# RECORDED DATA
struct Carver {
  char* p;
  explicit Carver(void* base) : p(reinterpret_cast<char*>(base)) {}
  float* take(size_t n_floats) {
    float* r = reinterpret_cast<float*>(p);
    p += (n_floats * sizeof(float) + 255) & ~(size_t)255;
    return r;
  }
};
inline size_t al(size_t n_floats) { return (n_floats * sizeof(float) + 255) & ~(size_t)255; }

inline vv_lin_args lin_base(const float* x, int64_t ldx, int m, const void* w, int n, int k, int wdt, float* out, int64_t ldo) {
  vv_lin_args a;
  memset(&a, 0, sizeof(a));
  a.x = x; a.ldx = ldx; a.m = m; a.w = w; a.n = n; a.k = k; a.wdt = wdt; a.out = out; a.ldo = ldo;
  return a;
// ... 476 lines not shown
    if (pre < 0) return pre;
  }
  vv_lin_args a;
  if (!pre) {
    a = lin_base(cond2, ld_cond, 2, h->cond_proj, D, h->cond_dim, h->wdt, c0, D);
    VV_TRY(vv_linear(&a, stream));
    if (cb) VV_TRY(vv_add_rows_silu_bf16(c0, D, temb, D, c, 2 * n_steps, 2, D, stream));
    else VV_TRY(vv_add_rows_silu(c0, D, temb, D, c, 2 * n_steps, 2, D, stream));
  }
  VV_TRY(head_modulations(h, c, 2 * n_steps, mod, modf, true, cb, stream));
  if (rt.step_ku) {
    float* hb[2] = {hcur, hcur2};
    if (!pre) VV_TRY(vv_head_init_fused(h, noise, Xs, Ms, hb[0], D, s));
    for (int i = 0; i < n_steps; ++i) {
      float* hc = hb[i & 1];
      for (int l = 0; l < h->layers; ++l) {
        const vv_head_layer& L = h->layer[l];
        const float* ml = mod[l] + (size_t)2 * i * 3 * D;
        a = lin_base(hc, D, 2, L.wgate, h->ffn, D, h->wdt, act, h->ffn);
        a.pro = VV_PRO_RMSNORM; a.norm_w = L.norm_w; a.eps = h->eps;
        a.mod_shift = ml; a.mod_scale = ml + D; a.ld_mod = 3 * D;
        a.w2 = L.wup; a.act = VV_ACT_SWIGLU; a.flags = VV_LIN_W_REUSED;
        use_w8(a, wq, L.q_gate, &L.q_up);
        VV_TRY(vv_linear(&a, stream));
        a = lin_base(act, h->ffn, 2, L.wdown, D, h->ffn, h->wdt, hc, D);
        a.gate = ml + 2 * D; a.gate_ld = 3 * D; a.res = hc; a.ldres = D; a.flags = VV_LIN_W_REUSED;
        use_w8(a, wq, L.q_down);
        VV_TRY(vv_linear(&a, stream));
      }
      const float* mf = modf + (size_t)2 * i * 2 * D;
      VV_TRY(vv_head_boundary_fused(h, hc, D, mf, mf + D, 2 * D, cfg_scale, &coef[i], Xs, Ms, hb[(i + 1) & 1], D, latent_out, s));
    }
    return 0;
  }
  for (int i = 0; i <= n_steps; ++i) {
    const float* xin = (i == 0) ? noise : xb[(i - 1) & 1];
    float* xout = (i == n_steps) ? latent_out : xb[i & 1];
    VV_TRY(vv_dpm_proj(i == 0 ? nullptr : v, h->latent, cfg_scale, i == 0 ? nullptr : &coef[i - 1], xin, mb[(i - 1) & 1], xout, mb[i & 1],
                       i == n_steps ? nullptr : h->noisy_proj, h->wdt, h->latent, D, hcur, D, 2,
                       (sde_noise && i > 0) ? sde_noise + (size_t)(i - 1) * h->latent : nullptr, stream));
    if (i == n_steps) break;
    VV_TRY(head_body(h, wq, nullptr, 0, 2, mod, modf, 2 * (int64_t)i, hcur, act, v, stream));
  }
  (void)s;
  return 0;
}
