# nanoporetech/bonito

Hardware: AMD Instinct MI355X
Metric: signal samples/sec/GPU (chunk=10000, batch=512) + read accuracy vs ref (higher is better)
Workload: dtype f16

## Files before the change

bonito_amd/csrc/conv.hip:

```cpp
#include "common.h"
#include "kernels.h"
#include "options.h"
#include <cstring>

namespace bh {

struct ConvFirstArgs {
    const half_t* sig;
    const float* w;
    const float* bias;
    half_t* out;
    int N, Lin, Lout, Cout, K, stride, pad, act;
    float clamp_lo, clamp_hi;
    long os_n, os_t;
    int vec8;
};

__global__ __launch_bounds__(256) void conv_first_kernel(ConvFirstArgs p) {
    extern __shared__ __attribute__((aligned(16))) char smem[];
    float* wl = (float*)smem;
    float* bl = wl + p.Cout * p.K;
    float* sl = bl + p.Cout;
    const int n = blockIdx.y;
    const int tb = blockIdx.x * 256;
    const int span = 255 * p.stride + p.K;
    const half_t* s = p.sig + (long)n * p.Lin;
    for (int i = threadIdx.x; i < p.Cout * p.K; i += 256) wl[i] = p.w[i];
    for (int i = threadIdx.x; i < p.Cout; i += 256) bl[i] = p.bias ? p.bias[i] : 0.0f;
    for (int i = threadIdx.x; i < span; i += 256) {
        int pos = tb * p.stride - p.pad + i;
        sl[i] = (pos >= 0 && pos < p.Lin) ? (float)s[pos] : 0.0f;
    }
    __syncthreads();
    const int t = tb + threadIdx.x;
    if (t >= p.Lout) return;
    const float* x = sl + threadIdx.x * p.stride;
    half_t* dst = p.out + (long)n * p.os_n + (long)t * p.os_t;
    auto channel = [&](int c) {
        const float* wr = wl + c * p.K;
        float a = bl[c];
        for (int k = 0; k < p.K; ++k) a = fmaf(wr[k], x[k], a);
        a = apply_act_rt(a, p.act);
        return (half_t)fminf(fmaxf(a, p.clamp_lo), p.clamp_hi);
    };
    int c0 = 0;
    if (p.vec8) {
        if (p.K == 5 && p.act == ACT_SWISH) {
            const float x0 = x[0], x1 = x[1], x2 = x[2], x3 = x[3], x4 = x[4];
            for (; c0 + 8 <= p.Cout; c0 += 8) {
                half8_t o;
#pragma unroll
                for (int j = 0; j < 8; ++j) {
                    const float* wr = wl + (c0 + j) * 5;
                    float a = bl[c0 + j];
                    a = fmaf(wr[0], x0, a);
                    a = fmaf(wr[1], x1, a);
                    a = fmaf(wr[2], x2, a);
                    a = fmaf(wr[3], x3, a);
                    a = fmaf(wr[4], x4, a);
                    o[j] = (half_t)fminf(fmaxf(swishf_(a), p.clamp_lo), p.clamp_hi);
                }
                *(half8_t*)(dst + c0) = o;
            }
        }
        for (; c0 + 8 <= p.Cout; c0 += 8) {
            half8_t o;
#pragma unroll
            for (int j = 0; j < 8; ++j) o[j] = channel(c0 + j);
            *(half8_t*)(dst + c0) = o;
        }
    }
    for (; c0 < p.Cout; ++c0) dst[c0] = channel(c0);
}

struct ConvArgs {
    const half_t* in;
    const half_t* wpk;
    const float* bias;
    half_t* out;
    int N, Lin, Lout, Cin, Cout, K, stride, pad, act;
    int Kp;
    float clamp_lo, clamp_hi;
    long os_n, os_t;
};

template <int NTT, bool FS = false>
__global__ __launch_bounds__(256) void conv_igemm_kernel(ConvArgs p) {
    extern __shared__ __attribute__((aligned(16))) char smem[];
    half_t* xin = (half_t*)smem;
    constexpr int PW = NTT * 16;
    constexpr int PB = 4 * PW;
    const int tid = threadIdx.x, lane = tid & 63, wave = tid >> 6;
    const int r = lane & 15, kg = lane >> 4;
    const int n = blockIdx.y;
    const int t0 = blockIdx.x * PB;

    const int span_pos = (PB - 1) * p.stride + p.K;
    const int span_halves = span_pos * p.Cin + 32 + 8;
    const int p_start = t0 * p.stride - p.pad;
    const half_t* src = p.in + (long)n * p.Lin * p.Cin;
    for (int e = tid * 8; e < span_halves; e += 256 * 8) {
        int pos = p_start + e / p.Cin;
        uint4_t v = {0, 0, 0, 0};
        if (pos >= 0 && pos < p.Lin && e < span_pos * p.Cin)
            v = *(const uint4_t*)(src + (long)pos * p.Cin + (e % p.Cin));
        *(uint4_t*)(xin + e) = v;
    }
    __syncthreads();

    const int nks = p.Kp >> 5;
    const int nft = (p.Cout + 15) >> 4;
    constexpr int NT = FS ? 4 * NTT : NTT;
    const int pbase = FS ? 0 : wave * PW;
    int boff[NT];
#pragma unroll
    for (int tt = 0; tt < NT; ++tt)
        boff[tt] = (pbase + tt * 16 + r) * p.stride * p.Cin + kg * 8;

    for (int ft = FS ? wave : 0; ft < nft; ft += FS ? 4 : 1) {
        float4_t acc[NT];
#pragma unroll
        for (int tt = 0; tt < NT; ++tt) acc[tt] = float4_t{0.f, 0.f, 0.f, 0.f};
        const half_t* wrow = p.wpk + (long)(ft * 16 + r) * p.Kp + kg * 8;
        int ks = 0;
        for (; FS && ks + 4 <= nks; ks += 4) {
            half8_t a[4];
#pragma unroll
            for (int u = 0; u < 4; ++u) a[u] = *(const half8_t*)(wrow + (ks + u) * 32);
#pragma unroll
            for (int u = 0; u < 4; ++u)
#pragma unroll
                for (int tt = 0; tt < NT; ++tt) {
                    half8_t b = *(const half8_t*)(xin + boff[tt] + (ks + u) * 32);
                    acc[tt] = mfma16(a[u], b, acc[tt]);
                }
        }
        for (; ks < nks; ++ks) {
            half8_t a = *(const half8_t*)(wrow + ks * 32);
#pragma unroll
            for (int tt = 0; tt < NT; ++tt) {
                half8_t b = *(const half8_t*)(xin + boff[tt] + ks * 32);
                acc[tt] = mfma16(a, b, acc[tt]);
            }
        }
        const int f = ft * 16 + kg * 4;
        if (f < p.Cout) {
            float bv[4];
#pragma unroll
            for (int g = 0; g < 4; ++g) bv[g] = (p.bias && f + g < p.Cout) ? p.bias[f + g] : 0.0f;
#pragma unroll
            for (int tt = 0; tt < NT; ++tt) {
                int t = t0 + pbase + tt * 16 + r;
                if (t >= p.Lout) continue;
                float xv[4];
#pragma unroll
                for (int g = 0; g < 4; ++g) xv[g] = acc[tt][g] + bv[g];
                if (p.act == ACT_SWISH) {
#pragma unroll
                    for (int g = 0; g < 4; ++g) xv[g] = swishf_(xv[g]);
                } else {
#pragma unroll
                    for (int g = 0; g < 4; ++g) xv[g] = apply_act_rt(xv[g], p.act);
                }
                half4_t o;
#pragma unroll
                for (int g = 0; g < 4; ++g) o[g] = (half_t)fminf(fmaxf(xv[g], p.clamp_lo), p.clamp_hi);
                half_t* dst = p.out + (long)n * p.os_n + (long)t * p.os_t + f;
                if (f + 4 <= p.Cout) *(half4_t*)dst = o;
                else
                    for (int g = 0; g < 4; ++g)
                        if (f + g < p.Cout) dst[g] = o[g];
            }
        }
    }
}

template <int FPW, int NKS, int WAVES>
__global__ __launch_bounds__(64 * WAVES) void conv_ws_kernel(ConvArgs p) {
    extern __shared__ __attribute__((aligned(16))) char smem[];
    half_t* xin = (half_t*)smem;
    constexpr int PB = 256;
    const int tid = threadIdx.x, lane = tid & 63, wave = tid >> 6;
    const int r = lane & 15, kg = lane >> 4;
    const int n = blockIdx.y;
    const int t0 = blockIdx.x * PB;

    half8_t afr[FPW][NKS];
#pragma unroll
    for (int f = 0; f < FPW; ++f) {
        const half_t* wrow = p.wpk + (long)((wave * FPW + f) * 16 + r) * p.Kp + kg * 8;
#pragma unroll
        for (int ks = 0; ks < NKS; ++ks) afr[f][ks] = *(const half8_t*)(wrow + ks * 32);
    }
    float4_t bv[FPW];
#pragma unroll
    for (int f = 0; f < FPW; ++f) {
        bv[f] = float4_t{0.f, 0.f, 0.f, 0.f};
        if (p.bias) bv[f] = *(const float4_t*)(p.bias + (wave * FPW + f) * 16 + kg * 4);
    }

    const int span_pos = (PB - 1) * p.stride + p.K;
    const int span_halves = span_pos * p.Cin + 32 + 8;
    const int p_start = t0 * p.stride - p.pad;
    const half_t* src = p.in + (long)n * p.Lin * p.Cin;
    for (int e = tid * 8; e < span_halves; e += 64 * WAVES * 8) {
        int pos = p_start + e / p.Cin;
        uint4_t v = {0, 0, 0, 0};
        if (pos >= 0 && pos < p.Lin && e < span_pos * p.Cin)
            v = *(const uint4_t*)(src + (long)pos * p.Cin + (e % p.Cin));
        *(uint4_t*)(xin + e) = v;
    }
    __syncthreads();

    const int RS = p.stride * p.Cin;
    for (int pt = 0; pt < PB / 16; ++pt) {
        const int t = t0 + pt * 16 + r;
        if (t0 + pt * 16 >= p.Lout) break;
        const half_t* xrow = xin + (pt * 16 + r) * RS + kg * 8;
        half8_t b[NKS];
#pragma unroll
        for (int ks = 0; ks < NKS; ++ks) b[ks] = *(const half8_t*)(xrow + ks * 32);
        float4_t acc[FPW];
#pragma unroll
        for (int f = 0; f < FPW; ++f) acc[f] = float4_t{0.f, 0.f, 0.f, 0.f};
#pragma unroll
        for (int ks = 0; ks < NKS; ++ks)
#pragma unroll
            for (int f = 0; f < FPW; ++f) acc[f] = mfma16(afr[f][ks], b[ks], acc[f]);
#pragma unroll
        for (int f = 0; f < FPW; ++f)
#pragma unroll
            for (int g = 0; g < 4; ++g) acc[f][g] += bv[f][g];
        switch (p.act) {
            case ACT_SWISH:
#pragma unroll
                for (int f = 0; f < FPW; ++f)
#pragma unroll
                    for (int g = 0; g < 4; ++g) acc[f][g] = swishf_(acc[f][g]);
                break;
            case ACT_TANH:
#pragma unroll
                for (int f = 0; f < FPW; ++f)
#pragma unroll
                    for (int g = 0; g < 4; ++g) acc[f][g] = tanhf_(acc[f][g]);
                break;
            case ACT_RELU:
#pragma unroll
                for (int f = 0; f < FPW; ++f)
#pragma unroll
                    for (int g = 0; g < 4; ++g) acc[f][g] = fmaxf(acc[f][g], 0.0f);
                break;
            default: break;
        }
        if (t < p.Lout) {
            half_t* drow = p.out + (long)n * p.os_n + (long)t * p.os_t + kg * 4;
#pragma unroll
            for (int f = 0; f < FPW; ++f) {
                half4_t o;
#pragma unroll
                for (int g = 0; g < 4; ++g) o[g] = (half_t)fminf(fmaxf(acc[f][g], p.clamp_lo), p.clamp_hi);
                *(half4_t*)(drow + (wave * FPW + f) * 16) = o;
            }
        }
    }
}

struct ConvFront3Args {
    const half_t* sig;
    const float* w1;
    const float* b1;
    const half_t* w2pk;
    const float* b2;
    int L0, L1, L2;
    int K1, pad1, act1;
    int K2, pad2, act2;
    float lo1, hi1, lo2, hi2;
    ConvArgs c3;
};
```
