# PlasmaControl/spectrogram-enhancement

Hardware: AMD Instinct MI355X
Metric: spectrograms/s (STFT+VAE-denoise fwd) at 1/2/4/8 GPUs; PSNR vs CPU ref (higher is better)
Workload: dtype fp16; 1 GPU; BASELINE config 5 per GPU: end-to-end STFT -> SVD -> autoencoder-denoise inference stream, 16,512-sample fp16 shots -> specgr 128x128 (256 hann / hop 128) -> denoiseSignal default -> 3-layer conv AE (16/32/64, 5x5) fp16 forward -> fp16 reconstructions (32,768 B per shot); shots_per_launch=2048, samples=16512, stft_dtype=fp32, svd_dtype=fp32 (fp64 small algebra), ae_dtype=fp16, parallelism=shot-sharded x1, streams_per_gpu=2

## Files before the change

### spectrogram-enhancement_amd/csrc/conv_rows.hip

```cpp
#include <hip/hip_runtime.h>

#include <algorithm>
#include <cstdint>
#include <mutex>
#include <string>
#include <type_traits>

#include "lds_dma.hpp"
#include "specenh.h"
#include "runtime.hpp"

namespace specenh {
int set_error(int code, const std::string& msg);

namespace {

typedef _Float16 f16x8 __attribute__((ext_vector_type(8)));
typedef __bf16 bf16x8 __attribute__((ext_vector_type(8)));
typedef float f32x4 __attribute__((ext_vector_type(4)));

template <typename T>
__device__ __forceinline__ f32x4 mfma(const uint4& a, const uint4& b, f32x4 acc) {
  if constexpr (__is_same(T, _Float16))
    return __builtin_amdgcn_mfma_f32_16x16x32_f16(__builtin_bit_cast(f16x8, a),
// ... 947 lines not shown
      f32x4 acc[4] = {bias, bias, bias, bias};
#pragma unroll
      for (int dy = DY0; dy <= DY1; ++dy) {
        const unsigned char* src = ring + ((g + dy - DY0) & 7) * C::ROWB;
#pragma unroll
        for (int dx = DY0; dx <= DY1; ++dx) {
          if (!C::any_tap(dy, dx)) continue;
          const uint4 b = *reinterpret_cast<const uint4*>(src + xo[dx - DY0]);
#pragma unroll
          for (int ph = 0; ph < 4; ++ph)
            if (C::tap(ph, dy, dx)) acc[ph] = mfma<T>(wf[C::tap_index(ph, dy, dx)], b, acc[ph]);
        }
      }
#pragma unroll
      for (int ph = 0; ph < 4; ++ph) pk[ph] = relu_pack4<T>(acc[ph]);
      const long long n = (long long)blockIdx.x + (long long)il * G;
      po = ((n * 2 * H + 2 * s) * OW + 2 * (16 * wx + m)) * CO + 16 * nb + 4 * kg;
      held = true;
    }
    if (mk[0] >= 0) wait_vmcnt_ss<15>(vmn - mk[0]);
    lds_barrier();
#pragma unroll
    for (int i = 0; i < LEAD; ++i) mk[i] = mk[i + 1];
    if (++s == SPI) { s = 0; ++il; }
    if (++sp == SPI) { sp = 0; ++ilp; }
  }
  store_held();
}

template <typename T, int CO, int W, int K>
hipError_t launch_convt_rows32(const CRArgs& a, hipStream_t st) {
  using C = TC32<CO, W, K>;
  constexpr int LEAD = 8 - C::NDY - 1 < 3 ? 8 - C::NDY - 1 : 3;
  const void* k = reinterpret_cast<const void*>(&convt_rows32_kernel<T, CO, W, K, LEAD>);
  static int per_cu[64] = {};
  int dev = 0;
  hipError_t e = hipGetDevice(&dev);
  if (e != hipSuccess) return e;
  if (dev < 0 || dev >= 64) dev = 0;
  if (per_cu[dev] == 0) {
    int pc = 0;
    e = hipOccupancyMaxActiveBlocksPerMultiprocessor(&pc, k, C::THREADS, C::LDS);
    if (e != hipSuccess) return e;
    per_cu[dev] = std::max(1, pc);
  }
  const long long grid = std::min<long long>(a.N, (long long)per_cu[dev] * device_cus());
  SPECENH_LAUNCH((convt_rows32_kernel<T, CO, W, K, LEAD>), dim3((unsigned)grid),
                 dim3(C::THREADS), C::LDS, st, a);
  return hipGetLastError();
}

constexpr int C1W = 128;
constexpr int C1CW = 72;
constexpr int C1ROW = 2 * C1CW;
constexpr int C1RING = 16;
constexpr int C1LDS = C1RING * C1ROW * 4;

template <typename T>
__global__ __launch_bounds__(256) void conv1_rows_pool_kernel(CRArgs a) {
  extern __shared__ __attribute__((aligned(16))) unsigned char ring_raw[];
  uint32_t* const ring = reinterpret_cast<uint32_t*>(ring_raw);
  const int tid = threadIdx.x, lane = tid & 63;
  const int wv = __builtin_amdgcn_readfirstlane(tid >> 6);
  const int m = lane & 15, kg = lane >> 4;
  const int H = a.H, SPI = H / 2 + 2, PPI = H + 4;
  const int G = gridDim.x;
  const int nimg = ((int)a.N - (int)blockIdx.x + G - 1) / G;
  const int S = nimg * SPI;

  for (int e = tid; e < C1RING * C1ROW; e += 256) ring[e] = 0u;
  uint4 w0, w1;
  {
    const T* __restrict__ Wg = reinterpret_cast<const T*>(a.w);
    uint32_t q0[4], q1[4];
#pragma unroll
    for (int i = 0; i < 4; ++i) {
      float v[4];
#pragma unroll
      for (int h = 0; h < 2; ++h) {
        const int kx = 2 * i + h;
        v[2 * h] = kx < 5 ? (float)Wg[(m * 5 + kg) * 5 + kx] : 0.f;
        v[2 * h + 1] = kx < 5 && kg == 0 ? (float)Wg[(m * 5 + 4) * 5 + kx] : 0.f;
      }
      q0[i] = pack2<T>(v[0], v[2]);
      q1[i] = pack2<T>(v[1], v[3]);
    }
    w0 = uint4{q0[0], q0[1], q0[2], q0[3]};
    w1 = uint4{q1[0], q1[1], q1[2], q1[3]};
  }
  const f32x4 bias = f32x4{a.b[4 * kg], a.b[4 * kg + 1], a.b[4 * kg + 2], a.b[4 * kg + 3]};

  const T* __restrict__ X = reinterpret_cast<const T*>(a.x);
  auto stage = [&](int pp) -> int {
    if (wv != 0) return 0;
    int nd = 0;
#pragma unroll
    for (int j = 0; j < 2; ++j) {
      const int pos = pp + j;
      const int il = pos / PPI, r = pos - il * PPI - 2;
      uint32_t* dst = ring + (pos & (C1RING - 1)) * C1ROW + 4;
      if (il < nimg && r >= 0 && r < H) {
        const long long n = (long long)blockIdx.x + (long long)il * G;
        if (lane < 16) lds_dma16(X + (n * H + r) * C1W + 8 * lane, dst);
        ++nd;
      } else if (lane < 16) {
        *reinterpret_cast<uint4*>(dst + 4 * lane) = uint4{0u, 0u, 0u, 0u};
      }
    }
    return nd;
  };
  auto shift = [&](int pp) {
    if (tid < 2 * C1CW) {
      const int j = tid / C1CW, i = tid - j * C1CW;
      uint32_t* row = ring + ((pp + j) & (C1RING - 1)) * C1ROW;
      const uint32_t lo = row[i], hi = row[i + 1];
      row[C1CW + i] = __builtin_amdgcn_alignbit(hi, lo, 16);
    }
  };
  __syncthreads();
  for (int pp = 0; pp < 10; pp += 2) stage(pp);
  asm volatile("s_waitcnt vmcnt(0)" ::: "memory");
  lds_barrier();
  shift(0); shift(2); shift(4);
  lds_barrier();

  const int wbase = 16 * wv + m + 3;
  auto bfrag = [&](int pos, int cb) -> uint4 {
    const uint32_t* row = ring + ((pos + kg) & (C1RING - 1)) * C1ROW + cb * C1CW + wbase;
    return uint4{row[0], row[1], row[2], row[3]};
  };
  T* __restrict__ O = reinterpret_cast<T*>(a.out);
  const int PW = C1W / 2, PH = H / 2;
  for (int g = 0; g < S; ++g) {
    const int nd = stage(2 * g + 10);
    shift(2 * g + 6);
    const int il = g / SPI, p = g - il * SPI;
    if (p < PH) {
      const int pb = 2 * g;
      f32x4 acc[2][2];
#pragma unroll
      for (int dy = 0; dy < 2; ++dy)
#pragma unroll
        for (int cb = 0; cb < 2; ++cb) {
          const uint4 b = bfrag(pb + dy, cb);
          uint4 b4 = bfrag(pb + dy + 4, cb);
          if (kg != 0) b4 = uint4{0u, 0u, 0u, 0u};
          acc[dy][cb] = mfma<T>(w0, b, bias);
          acc[dy][cb] = mfma<T>(w1, b4, acc[dy][cb]);
        }
      float v[4];
#pragma unroll
      for (int i = 0; i < 4; ++i)
        v[i] = fmaxf(fmaxf(fmaxf(acc[0][0][i], acc[0][1][i]), fmaxf(acc[1][0][i], acc[1][1][i])),
                     0.f);
      const long long n = (long long)blockIdx.x + (long long)il * G;
      *reinterpret_cast<uint2*>(O + ((n * PH + p) * PW + 16 * wv + m) * 16 + 4 * kg) =
          uint2{pack2<T>(v[0], v[1]), pack2<T>(v[2], v[3])};
    }
    if (wv == 0) {
      const int younger = nd + (p < PH ? 1 : 0);
      if (younger == 0) asm volatile("s_waitcnt vmcnt(0)" ::: "memory");
      else if (younger == 1) asm volatile("s_waitcnt vmcnt(1)" ::: "memory");
      else if (younger == 2) asm volatile("s_waitcnt vmcnt(2)" ::: "memory");
      else asm volatile("s_waitcnt vmcnt(3)" ::: "memory");
    }
    lds_barrier();
  }
}
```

# WORK ORDER
Look for the word "Workload" in the data, then return every line that contains it.

# ANSWER TO THIS EXERCISE
Workload: dtype f16
Workload: dtype fp16; 1 GPU; BASELINE config 5 per GPU: end-to-end STFT -> SVD -> autoencoder-denoise inference stream, 16,512-sample fp16 shots -> specgr 128x128 (256 hann / hop 128) -> denoiseSignal default -> 3-layer conv AE (16/32/64, 5x5) fp16 forward -> fp16 reconstructions (32,768 B per shot); shots_per_launch=2048, samples=16512, stft_dtype=fp32, svd_dtype=fp32 (fp64 small algebra), ae_dtype=fp16, parallelism=shot-sharded x1, streams_per_gpu=2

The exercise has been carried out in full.